66/ But it does come down to individual humans. And we already have the entire universe inside of us. That's what a phenomenological lifeworld is. Brains are low-dimensionally modeling the entire universe. All. of. it. ALL OF IT.
67/ We have the entire universe inside of us already. All of our solutions are ignorant and myopic and time-sequentially fragmented, to be sure. But there's another sense in which all of our solutions, all of our actions are already holistic.
68/ The meditation training landscape is broken. But, proper, effective meditation unifies the will.
69/ Meditation improves that already-holistic solutioning of the mind, it improves on the ways in which a mind is already solving for the entire world, the entire cosmos, and all values everywhere.
70/ Meditation is an investment of thousands of hours, with opportunity costs, and/but so is a shitty university education. And/but at the end you get agency.
71/ The current meditation pipeline is long and noisy and buggy, and I'm not at the end of it (though I'm pretty close) and I can't yet hold up other examples of success (via my methods), yet.
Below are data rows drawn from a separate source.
static inline SplitPlan gemm_split_plan(long long tiles, long long nslab, int grid) {
  SplitPlan sp{};
  const long long smax = std::max<long long>(1, std::min<long long>(16, nslab / 16));
  sp.dp_rounds = (int)(tiles / grid);
  long long R = tiles - (long long)sp.dp_rounds * grid, begin = (long long)sp.dp_rounds * grid;
  sp.whole = (int)begin;
  while (R > 0 && sp.nphase < 2) {
    long long s = std::min<long long>(smax, grid / R), r = R;
    if (s <= 1) {
      s = 1;
      if (sp.nphase == 0 && smax >= 2 && R > grid / 2 && grid % 2 == 0) s = 2, r = grid / 2;
    }
    sp.begin[sp.nphase] = (int)begin, sp.count[sp.nphase] = (int)r, sp.split[sp.nphase] = (int)s;
    sp.nphase++, begin += r, R -= r;
  }
  return sp;
}
static inline SplitPlan gemm_split_plan_frac(long long tiles, long long nslab, int grid) {
  SplitPlan sp{};
  sp.frac = 1, sp.ntiles = (int)tiles;
  sp.per = (int)((tiles * nslab + grid - 1) / grid);
  return sp;
}
static inline long long gemm_split_plan_pieces(const SplitPlan &sp) {
  long long n = 0;
  for (int q = 0; q < sp.nphase; q++) n += (long long)sp.count[q] * sp.split[q];
  return n;
}
static inline long long gemm_split_plan_depth(const SplitPlan &sp, long long nslab) {
  long long d = (long long)sp.dp_rounds * nslab;
  for (int q = 0; q < sp.nphase; q++) d += (nslab + sp.split[q] - 1) / sp.split[q];
  return d;
}
static inline bool gemm_use_split(int M, int N, int K, int lower, int grid) {
  if (grid <= 0 || (long long)M * N < 256LL * 256) return false;
  const long long tiles = gemm_tiles(M, N, 128, lower);
  const long long nslab = (K + GEMM_BK - 1) / GEMM_BK;
  if (nslab < 32) return false;
  if (tiles % grid == 0 || tiles >= 16LL * grid) return false;
  if (tiles > grid * 5 / 8) return true;
  return false;
}
static inline bool gemm_use_frac(int M, int N, int K, int lower, int grid) {
  if (grid <= 0) return false;
  const long long tiles = gemm_tiles(M, N, 128, lower), nslab = (K + GEMM_BK - 1) / GEMM_BK;
  return nslab >= 64 && tiles * 16 >= grid * 5LL && tiles * 8 <= grid * 5LL;
}
template <bool DMA, int WGM = 2, int WGN = 2, int NBUF = 2, int BM = 128, int BN = 128>
__global__ void __launch_bounds__(64 * WGM * WGN, NBUF == 3 ? WGM * WGN / 4 : WGM * WGN / 2) k_dgemm_tn_sk(GemmArgs g, SplitPlan sk) {
  using T = GemmTile<BM, BN, WGM, WGN>;
  extern __shared__ __attribute__((aligned(16))) double lds[];
  double *As = lds, *Bs = lds + NBUF * T::BK * T::LDA;
  unsigned *s_old = (unsigned *)(lds + NBUF * T::BK * (T::LDA + T::LDB));
  const int G = gridDim.x, v = xcd_swizzle(blockIdx.x, G);
  const int nslab = (g.K + T::BK - 1) / T::BK;
  constexpr int SLOT = BM * BN;
  unsigned long long *stamp = g.stamps ? g.stamps + 32 * (long long)blockIdx.x : nullptr;
  if (stamp && threadIdx.x == 0) stamp[0] = __builtin_amdgcn_s_memrealtime();
  if (sk.table) {
    auto unit = [&](const SkUnit u, int r) {
      const int t = u.tile, s0 = u.s0, s1 = u.s1, pieces = u.pieces, j = u.j;
      int tm, tn;
      T::tile_of(g, t, tm, tn);
      double4_t acc[T::TM][T::TN];
#pragma unroll
      for (int x = 0; x < T::TM; x++)
#pragma unroll
        for (int y = 0; y < T::TN; y++) acc[x][y] = (double4_t){0.0, 0.0, 0.0, 0.0};
      if constexpr (DMA)
        T::accumulate_dma(g, tm * BM, tn * BN, s0, s1, acc, As, Bs, g.lower && tm == tn, NBUF);
      else
        T::accumulate(g, tm * BM, tn * BN, s0, s1, acc, As, Bs);
      bool finish = true;
      if (stamp && threadIdx.x == 0 && r < 10) stamp[1 + 3 * r] = __builtin_amdgcn_s_memrealtime();
      if (pieces > 1) {
        double *mine = sk.ws + (long long)(u.slot0 + j) * SLOT;
#pragma unroll
        for (int x = 0; x < T::TM; x++)
#pragma unroll
          for (int y = 0; y < T::TN; y++)
#pragma unroll
            for (int rg = 0; rg < 4; rg++) mine[((x * T::TN + y) * 4 + rg) * T::NT + threadIdx.x] = acc[x][y][rg];
        asm volatile("s_waitcnt vmcnt(0)" ::: "memory");
        __syncthreads();
        if (threadIdx.x == 0) {
          __builtin_amdgcn_fence(__ATOMIC_RELEASE, "agent");
          asm volatile("s_waitcnt vmcnt(0)" ::: "memory");
          *s_old = __hip_atomic_fetch_add(sk.cnt + t, 1u, __ATOMIC_RELAXED, __HIP_MEMORY_SCOPE_AGENT);
        }
        __syncthreads();
        finish = *s_old == (unsigned)(pieces - 1);
        if (finish) {
          if (threadIdx.x == 0) {
            sk.cnt[t] = 0;
            __builtin_amdgcn_fence(__ATOMIC_ACQUIRE, "agent");
            asm volatile("s_waitcnt vmcnt(0)" ::: "memory");
          }
          __syncthreads();
#pragma unroll
          for (int x = 0; x < T::TM; x++)
#pragma unroll
            for (int y = 0; y < T::TN; y++) acc[x][y] = (double4_t){0.0, 0.0, 0.0, 0.0};
          for (int jj = 0; jj < pieces; jj++) {
            const double *theirs = sk.ws + (long long)(u.slot0 + jj) * SLOT;
#pragma unroll
            for (int x = 0; x < T::TM; x++)
#pragma unroll
              for (int y = 0; y < T::TN; y++)
#pragma unroll
                for (int rg = 0; rg < 4; rg++) acc[x][y][rg] += theirs[((x * T::TN + y) * 4 + rg) * T::NT + threadIdx.x];
          }
        }
        __syncthreads();
      }
      if (stamp && threadIdx.x == 0 && r < 10) stamp[2 + 3 * r] = __builtin_amdgcn_s_memrealtime();
      if (finish) T::epilogue(g, tm, tn, acc, lds);
      if (stamp && threadIdx.x == 0 && r < 10) {
        asm volatile("s_waitcnt vmcnt(0)" ::: "memory");
        stamp[3 + 3 * r] = __builtin_amdgcn_s_memrealtime();
      }
      __syncthreads();
    };
    const SkUnit *tab = sk.table + (long long)blockIdx.x * sk.stride;
    for (int r = 0; r < sk.stride; r++) {
      const SkUnit u = tab[r];
      if (u.tile < 0) break;
      unit(u, r);
    }
    return;
  }
  if (sk.frac) {
    const int U = sk.ntiles * nslab, per = sk.per;
    const int lo = min(U, v * per), hi = min(U, lo + per), t_first = lo / nslab;
    for (int x = lo; x < hi;) {
      const int t = x / nslab, s0 = x - t * nslab, s1 = min(nslab, s0 + (hi - x));
      const int w_first = (t * nslab) / per, w_last = ((t + 1) * nslab - 1) / per, pieces = w_last - w_first + 1;
      int tm, tn;
      T::tile_of(g, t, tm, tn);
      double4_t acc[T::TM][T::TN];
#pragma unroll
      for (int xx = 0; xx < T::TM; xx++)
#pragma unroll
        for (int y = 0; y < T::TN; y++) acc[xx][y] = (double4_t){0.0, 0.0, 0.0, 0.0};
      if constexpr (DMA)
        T::accumulate_dma(g, tm * BM, tn * BN, s0, s1, acc, As, Bs, g.lower && tm == tn, NBUF);
      else
        T::accumulate(g, tm * BM, tn * BN, s0, s1, acc, As, Bs);
      bool finish = true;
      if (pieces > 1) {
        double *mine = sk.ws + (long long)(2 * v + (t == t_first ? 0 : 1)) * SLOT;
#pragma unroll
        for (int xx = 0; xx < T::TM; xx++)
#pragma unroll
          for (int y = 0; y < T::TN; y++)
#pragma unroll
            for (int rg = 0; rg < 4; rg++) mine[((xx * T::TN + y) * 4 + rg) * T::NT + threadIdx.x] = acc[xx][y][rg];
        asm volatile("s_waitcnt vmcnt(0)" ::: "memory");
        __syncthreads();
        if (threadIdx.x == 0) {
          __builtin_amdgcn_fence(__ATOMIC_RELEASE, "agent");
          asm volatile("s_waitcnt vmcnt(0)" ::: "memory");
          *s_old = __hip_atomic_fetch_add(sk.cnt + t, 1u, __ATOMIC_RELAXED, __HIP_MEMORY_SCOPE_AGENT);
        }
        __syncthreads();
        finish = *s_old == (unsigned)(pieces - 1);
        if (finish) {
          if (threadIdx.x == 0) {
            sk.cnt[t] = 0;
            __builtin_amdgcn_fence(__ATOMIC_ACQUIRE, "agent");
            asm volatile("s_waitcnt vmcnt(0)" ::: "memory");
          }
          __syncthreads();
#pragma unroll
          for (int xx = 0; xx < T::TM; xx++)
#pragma unroll
            for (int y = 0; y < T::TN; y++) acc[xx][y] = (double4_t){0.0, 0.0, 0.0, 0.0};
          for (int w = w_first; w <= w_last; w++) {
            const double *theirs = sk.ws + (long long)(2 * w + (t == (w * per) / nslab ? 0 : 1)) * SLOT;
#pragma unroll
            for (int xx = 0; xx < T::TM; xx++)
#pragma unroll
              for (int y = 0; y < T::TN; y++)
#pragma unroll
                for (int rg = 0; rg < 4; rg++) acc[xx][y][rg] += theirs[((xx * T::TN + y) * 4 + rg) * T::NT + threadIdx.x];
          }
        }
        __syncthreads();
      }
      if (finish) T::epilogue(g, tm, tn, acc, lds);
      __syncthreads();
      x += s1 - s0;
    }
    return;
  }
  const int n_whole = sk.whole;
  int n_units = n_whole;
  for (int q = 0; q < sk.nphase; q++) n_units += sk.count[q] * sk.split[q];
  int r = 0;
  for (int u = v; u < n_units; r++) {
    int q = -1;
    int t = u, s0 = 0, s1 = nslab, cnt = G, pieces = 1, ti = 0, pbase = 0;
    if (u >= n_whole) {
      int rel = u - n_whole;
      q = 0;
      while (q + 1 < sk.nphase && rel >= sk.count[q] * sk.split[q]) rel -= sk.count[q] * sk.split[q], pbase += sk.count[q] * sk.split[q], q++;
      cnt = sk.count[q], pieces = sk.split[q];
      ti = rel % cnt;
      const int L = (nslab + pieces - 1) / pieces, j = rel / cnt;
      t = sk.begin[q] + ti, s0 = min(nslab, j * L), s1 = min(nslab, s0 + L);
    }
    const int u_now = u;
    {
      int nu = n_units;
      if (u + G < n_whole)
        nu = u + G;
      else {
        int base = n_whole, qq = 0;
        if (u >= n_whole) base += pbase + cnt * pieces, qq = q + 1;
        for (; qq < sk.nphase && nu == n_units; qq++) {
          if (v < sk.count[qq] * sk.split[qq]) nu = base + v;
          base += sk.count[qq] * sk.split[qq];
        }
      }
      if (threadIdx.x == 0) s_old[1] = (unsigned)nu;
    }
    int tm, tn;
    T::tile_of(g, t, tm, tn);
    double4_t acc[T::TM][T::TN];
#pragma unroll
    for (int x = 0; x < T::TM; x++)
#pragma unroll
      for (int y = 0; y < T::TN; y++) acc[x][y] = (double4_t){0.0, 0.0, 0.0, 0.0};
    if constexpr (DMA)
      T::accumulate_dma(g, tm * BM, tn * BN, s0, s1, acc, As, Bs, g.lower && tm == tn, NBUF);
    else
      T::accumulate(g, tm * BM, tn * BN, s0, s1, acc, As, Bs);
    bool finish = true;
    if (stamp && threadIdx.x == 0 && r < 5) stamp[1 + 3 * r] = __builtin_amdgcn_s_memrealtime();
    if (pieces > 1) {
      double *mine = sk.ws + (long long)(u_now - n_whole) * SLOT;
#pragma unroll
      for (int x = 0; x < T::TM; x++)
#pragma unroll
        for (int y = 0; y < T::TN; y++)
#pragma unroll
          for (int rg = 0; rg < 4; rg++) mine[((x * T::TN + y) * 4 + rg) * T::NT + threadIdx.x] = acc[x][y][rg];
      asm volatile("s_waitcnt vmcnt(0)" ::: "memory");
      __syncthreads();
      if (threadIdx.x == 0) {
        __builtin_amdgcn_fence(__ATOMIC_RELEASE, "agent");
        asm volatile("s_waitcnt vmcnt(0)" ::: "memory");
        *s_old = __hip_atomic_fetch_add(sk.cnt + t, 1u, __ATOMIC_RELAXED, __HIP_MEMORY_SCOPE_AGENT);
      }
      __syncthreads();
      finish = *s_old == (unsigned)(pieces - 1);
      if (finish) {
        if (threadIdx.x == 0) {
          sk.cnt[t] = 0;
          __builtin_amdgcn_fence(__ATOMIC_ACQUIRE, "agent");
          asm volatile("s_waitcnt vmcnt(0)" ::: "memory");
        }
        __syncthreads();
#pragma unroll
        for (int x = 0; x < T::TM; x++)
#pragma unroll
          for (int y = 0; y < T::TN; y++) acc[x][y] = (double4_t){0.0, 0.0, 0.0, 0.0};
        for (int jj = 0; jj < pieces; jj++) {
          const double *theirs = sk.ws + (long long)(pbase + jj * cnt + ti) * SLOT;
#pragma unroll
          for (int x = 0; x < T::TM; x++)
#pragma unroll
            for (int y = 0; y < T::TN; y++)
#pragma unroll
              for (int rg = 0; rg < 4; rg++) acc[x][y][rg] += theirs[((x * T::TN + y) * 4 + rg) * T::NT + threadIdx.x];
        }
      }
      __syncthreads();
    }
    if (stamp && threadIdx.x == 0 && r < 5) stamp[2 + 3 * r] = __builtin_amdgcn_s_memrealtime();
    if (finish) T::epilogue(g, tm, tn, acc, lds);
    if (stamp && threadIdx.x == 0 && r < 5) {
      asm volatile("s_waitcnt vmcnt(0)" ::: "memory");
      stamp[3 + 3 * r] = __builtin_amdgcn_s_memrealtime();
    }
    __syncthreads();
    u = (int)s_old[1];
    __syncthreads();
  }
}
static inline size_t gemm_sk_lds_bytes(int nbuf = 2) { return gemm_lds_bytes(128, 128, nbuf) + 16; }

enum { GEMM_REG4 = 0, GEMM_DMA4 = 1, GEMM_DMA8 = 2, GEMM_DMA8X3 = 3 };
static inline int gemm_wgs_per_cu(int variant) { return variant == GEMM_DMA8X3 ? 1 : 2; }
static inline void gemm_launch_plain(int variant, unsigned tiles, hipStream_t s, const GemmArgs &g, int cus = 0) {
  if (variant == GEMM_DMA8 && cus > 0 && (int)tiles <= cus) variant = GEMM_DMA8X3;
  if (variant == GEMM_DMA8X3)
    k_dgemm_tn<128, 128, true, 2, 4, 3><<<tiles, 512, gemm_lds_bytes(128, 128, 3), s>>>(g);
  else if (variant == GEMM_DMA8)
    k_dgemm_tn<128, 128, true, 2, 4><<<tiles, 512, gemm_lds_bytes(128, 128), s>>>(g);
  else if (variant == GEMM_DMA4)
    k_dgemm_tn<128, 128, true><<<tiles, 256, gemm_lds_bytes(128, 128), s>>>(g);
  else
    k_dgemm_tn<128, 128><<<tiles, 256, gemm_lds_bytes(128, 128), s>>>(g);
}
static inline void gemm_launch_split(int variant, int grid, hipStream_t s, const GemmArgs &g, const SplitPlan &sk) {
  if (variant == GEMM_DMA8X3)
    k_dgemm_tn_sk<true, 2, 4, 3><<<grid, 512, gemm_sk_lds_bytes(3), s>>>(g, sk);
  else if (variant == GEMM_DMA8)
    k_dgemm_tn_sk<true, 2, 4><<<grid, 512, gemm_sk_lds_bytes(), s>>>(g, sk);
  else if (variant == GEMM_DMA4)
    k_dgemm_tn_sk<true><<<grid, 256, gemm_sk_lds_bytes(), s>>>(g, sk);
  else
    k_dgemm_tn_sk<false><<<grid, 256, gemm_sk_lds_bytes(), s>>>(g, sk);
}
static inline bool gemm_tiles_6432(int M, int N, int K, int lower, int mirror, int cus) {
  return cus > 0 && !lower && !mirror && gemm_tiles(M, N, 64, 0) <= 2LL * cus && K >= 16 * GEMM_BK;
}
static inline hipError_t gemm_set_attributes() {
  hipError_t e = hipSuccess;
  auto set = [&](const void *f, size_t bytes) {
    const hipError_t r = hipFuncSetAttribute(f, hipFuncAttributeMaxDynamicSharedMemorySize, (int)bytes);
    if (e == hipSuccess) e = r;
  };
  set((const void *)k_dgemm_tn<128, 128>, gemm_lds_bytes(128, 128));
  set((const void *)k_dgemm_tn<128, 128, true>, gemm_lds_bytes(128, 128));
  set((const void *)k_dgemm_tn<128, 128, true, 2, 4>, gemm_lds_bytes(128, 128));
  set((const void *)k_dgemm_tn<64, 64>, gemm_lds_bytes(64, 64));
  set((const void *)k_dgemm_tn<64, 32>, gemm_lds_bytes(64, 32));
  set((const void *)k_dgemm_tn_ks<64, 64>, gemm_lds_bytes(64, 64));
  set((const void *)k_dgemm_tn_sk<false>, gemm_sk_lds_bytes());
  set((const void *)k_dgemm_tn_sk<true>, gemm_sk_lds_bytes());
  set((const void *)k_dgemm_tn_sk<true, 2, 4>, gemm_sk_lds_bytes());
  set((const void *)k_dgemm_tn<128, 128, true, 2, 4, 3>, gemm_lds_bytes(128, 128, 3));
  set((const void *)k_dgemm_tn_sk<true, 2, 4, 3>, gemm_sk_lds_bytes(3));
  return e;
}
static inline bool gemm_sk_table_from_env() {
  const char *r = getenv("HQPKKT_SK_TABLE");
  return !r || atoi(r) != 0;
}
static inline int gemm_variant_from_env() {
  if (getenv("HQPKKT_NO_LDSDMA")) return GEMM_REG4;
  const char *w = getenv("HQPKKT_DGEMM_WAVES");
  if (w && atoi(w) == 4) return GEMM_DMA4;
  return GEMM_DMA8;
}
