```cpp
template <typename T>
void launch_numeric_light(hipStream_t s, const u32* counts_hint, u32 mask, const CsrView<T>& Av,
                          const CsrView<T>& Bv, const RowWork& w, u32* c_col, T* c_val, int cu_count, bool exact,
                          hipEvent_t e0, hipEvent_t e1)
{
    constexpr size_t NS = kNumLightSlots;
    const u32 off_blocks = w.off_n ? std::min<u32>((w.off_n + 2047u) / 2048u, 512u) : 0u;
    ClassGrid cg;
    u32 lds;
    if (!plan_light(kNumLight, mask, counts_hint, exact, cu_count, numeric_lds_bytes_t<T>, off_blocks, s, e0, e1, &cg, &lds)) return;
    const bool tiny_only = cg.first[kNumTinyFirst] == 0 && !w.verify_numeric && !w.off_n;
    const ProductSrc<T> src{w.b_sl, Av.data, Bv.col_ids, Bv.data, w.w_sl};
    bool with_esc = false;
    for (size_t k = 0; k < NS; ++k)
        if ((kNumEscMask >> kNumLight[k].cls & 1u) && cg.first[k + 1] != cg.first[k]) with_esc = true;
    if (w.verify_numeric)
        SPECK_LAUNCH_TIMED((num_light_kernel<T, false, true>), dim3(cg.first[NS + 1]), dim3(256), lds, s, e0, e1, src,
                           Av.row_offsets, w, c_col, c_val, cg);
    else if (!tiny_only && with_esc)
        SPECK_LAUNCH_TIMED((num_light_kernel<T, true>), dim3(cg.first[NS + 1]), dim3(256), lds, s, e0, e1, src, Av.row_offsets, w,
                           c_col, c_val, cg);
    else if (!tiny_only)
        SPECK_LAUNCH_TIMED((num_light_kernel<T, false>), dim3(cg.first[NS + 1]), dim3(256), lds, s, e0, e1, src, Av.row_offsets, w,
                           c_col, c_val, cg);
    else
        SPECK_LAUNCH_TIMED((num_tiny_kernel<T>), dim3(cg.first[NS]), dim3(256), lds, s, e0, e1, src, Av.row_offsets, w,
                           c_col, c_val, cg);
}

template <typename T>
void launch_numeric_first(hipStream_t s, u32 count, const CsrView<T>& Av, const CsrView<T>& Bv, const RowWork& w,
                          u32* counts, int cu_count, u32 wcols, hipEvent_t e0, hipEvent_t e1)
{
    if (count == 0) {
        if (e0) (void)hipEventRecord(e0, s), (void)hipEventRecord(e1, s);
        return;
    }
    const ProductSrc<T> src{w.b_sl, Av.data, Bv.col_ids, Bv.data, w.w_sl};
    wcols = wcols < 256u ? 256u : (wcols > kNumD1Cols ? kNumD1Cols : (wcols + 255u) & ~255u);
    const u32 lds = (wcols + 256) * (u32)sizeof(Acc<T>) + wcols +
                    (2 * 256 + 256 / 64 + 2 + win_words<Block<256>>() + 3) / 4 * 16;
    if (w.nf_pred_off) {
        set_dyn_lds((nf_dense_kernel<T, 256, true>), lds);
        SPECK_LAUNCH_TIMED((nf_dense_kernel<T, 256, true>), dim3(grid_for(count, lds, 256, cu_count, 1)), dim3(256), lds, s, e0,
                           e1, src, Av.row_offsets, w, counts, wcols);
        return;
    }
    set_dyn_lds((nf_dense_kernel<T, 256>), lds);
    SPECK_LAUNCH_TIMED((nf_dense_kernel<T, 256>), dim3(grid_for(count, lds, 256, cu_count, 1)), dim3(256), lds, s, e0, e1,
                       src, Av.row_offsets, w, counts, wcols);
}

template <typename T>
void launch_numeric(hipStream_t s, int cls, u32 count, const CsrView<T>& Av, const CsrView<T>& Bv,
                    const RowWork& w, u32* c_col, T* c_val, int cu_count)
{
    if (count == 0) return;
    const ProductSrc<T> A{w.b_sl, Av.data, Bv.col_ids, Bv.data, w.w_sl};
    const u32* B = Av.row_offsets;
    switch (cls) {
        case NUM_B8K:
            if (w.verify_numeric)
                launch_b8k<T, true>(s, count, A, B, w, c_col, c_val, cu_count);
            else
                launch_b8k<T, false>(s, count, A, B, w, c_col, c_val, cu_count);
            break;
        case NUM_D2:
            if (w.verify_numeric)
// ... 71 lines not shown
```

### speck_amd/csrc/pipeline.hip

```cpp
#include <hip/hip_runtime.h>

#include <algorithm>
#include <chrono>
#include <cstdio>
#include <cstdlib>
#include <cstring>
#include <string>
#include <vector>

#include "../../include/speck_c_api.h"
#include "chain3.hpp"
#include "host_common.hpp"
#include "launch.hpp"
#include "row_groups.hpp"
#include "masked.hpp"
#include "select.hpp"
#include "add.hpp"
#include "scale.hpp"
#include "sort_rows.hpp"
#include "tile_scratch.hpp"
#include "coo.hpp"
#include "extract.hpp"
#include "topk.hpp"
#include "sample.hpp"
// ... 1888 lines not shown
        c->prev.valid = false;
        c->sort.release();
        c->masked.release();
        c->select.release();
        c->add.release();
        c->reduce.release();
        c->scale.release();
        c->spmv.release();
        c->spmm.release();
        c->sddmm.release();
        c->softmax.release();
        c->spmm_t.release();
        c->coo.release();
        c->extract.release();
        c->topk.release();
        c->sample.release();
    }
    else if (n == "sort_reg_max") c->sort.reg_max = (u32)std::min<int64_t>(std::max<int64_t>(value, 0), SPECK_SORT_REG_MAX);
    else if (n == "sort_lds_max") c->sort.lds_max = (u32)std::min<int64_t>(std::max<int64_t>(value, 0), SPECK_SORT_LDS_MAX);
    else if (n == "topk_group_max") c->topk.group_max = (u32)std::min<int64_t>(std::max<int64_t>(value, 0), SPECK_TOPK_GROUP_MAX);
    else if (n == "topk_lds_max") c->topk.lds_max = (u32)std::min<int64_t>(std::max<int64_t>(value, 0), SPECK_TOPK_LDS_MAX);
    else if (n == "sample_group_max") c->sample.group_max = (u32)std::min<int64_t>(std::max<int64_t>(value, 0), SPECK_SAMPLE_GROUP_MAX);
    else if (n == "sample_lds_max") c->sample.lds_max = (u32)std::min<int64_t>(std::max<int64_t>(value, 0), SPECK_SAMPLE_LDS_MAX);
    else if (n == "mask_group_max") c->masked.group_max = (u32)std::min<int64_t>(std::max<int64_t>(value, 0), SPECK_MASK_GROUP_MAX);
    else if (n == "mask_lds_max") c->masked.lds_max = (u32)std::min<int64_t>(std::max<int64_t>(value, 0), SPECK_MASK_LDS_MAX);
    else if (n == "walk_debug") set_walk_debug((u32)value & 0xFFFFu, (u32)(value >> 16));
    else if (n == "verify_inputs") c->verify_inputs = value != 0, c->snap_for_arena = false, forget(false);
    else if (n == "num_verify") c->num_verify = (int)value, forget(false);
    else if (n == "skip_scan") c->skip_scan = value != 0, forget(false);
    else if (n == "overlap_analysis") c->overlap_analysis = value != 0, forget(false);
    else if (n == "esc_fused") c->esc_fused = value != 0, forget(true);
    else if (n == "nf_direct") c->nf_direct = value != 0, forget(false);
    else if (n == "sym_w128") c->cp.sym_w128 = value != 0, forget(true);
    else if (n == "sym_g8") c->cp.sym_g8 = value != 0, forget(true);
    else if (n == "esc16") c->cp.esc16 = value != 0, forget(true);
    else if (n == "slice_rows") c->cp.slice_ops = value ? kSliceMaxOps : 0u, forget(true);
    else if (n == "esc32") c->cp.esc32 = value != 0, forget(true);
    else if (n == "esc64") c->cp.esc64 = value != 0, forget(true);
    else if (n == "num_g8") c->cp.num_g8 = value != 0, forget(true);
    else if (n == "num_w256") c->cp.num_w256 = value != 0, forget(true);
    else if (n == "collect_bytes") c->cp.want_bytes = value != 0;
    else if (n == "concurrent_classes") c->concurrent_classes = value != 0;
    else if (n == "validate_inputs") c->validate_inputs = value != 0;
    else if (n == "validate_after_nnz") c->validate_after_nnz = (u64)value;
    else if (n == "spin_wait") c->spin_wait = value != 0, forget(false);
    else if (n == "fork_min_us") c->fork_min_us = (float)value, forget(false);
    else if (n == "max_side_streams") c->max_side_streams = (u32)value, forget(false);
    else if (n == "reuse" || n == "use_graph") {
        if (c->reuse != (value != 0)) forget(true);
        c->reuse = value != 0;
    }
    else if (n == "grid_rounds_block") set_grid_rounds((u32)value, 0), forget(false);
    else if (n == "grid_rounds_sub") set_grid_rounds(0, (u32)value), forget(false);
    else if (n == "spill_big_grid") set_spill_big_grid((u32)value), forget(false);
    else if (n == "scan_small_items") set_scan_small_items((int)value), forget(true);
    else if (n == "b8k_full_first") set_b8k_full_first((u32)value), forget(false);
    else if (n == "xcd_aware") c->xcd_aware = (u32)value, forget(false);
    else return SPECK_ERR_INVALID;
    return SPECK_OK;
}
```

I grant you "enlightenment" isn't enough.
72/ And success won't be visible on Twitter except insofar as the entire world is just getting better. And buses and meteors and global collapse and funding and all sorts of things are still problems in the meantime. But, join me?
73/73 Effective self-transformative practice (meditation) plus memetics (and epistemology, phenomenology, sociology, history, and futurology) will solve everything.
*thank you* @signalofvirtue for agreeing with me on pretty much all the terribly, terribly-sad-and-serious-and-also-hilarious tweets in this tweetstorm that I optimized for retweetability and NO ONE SEEMS TO CARE.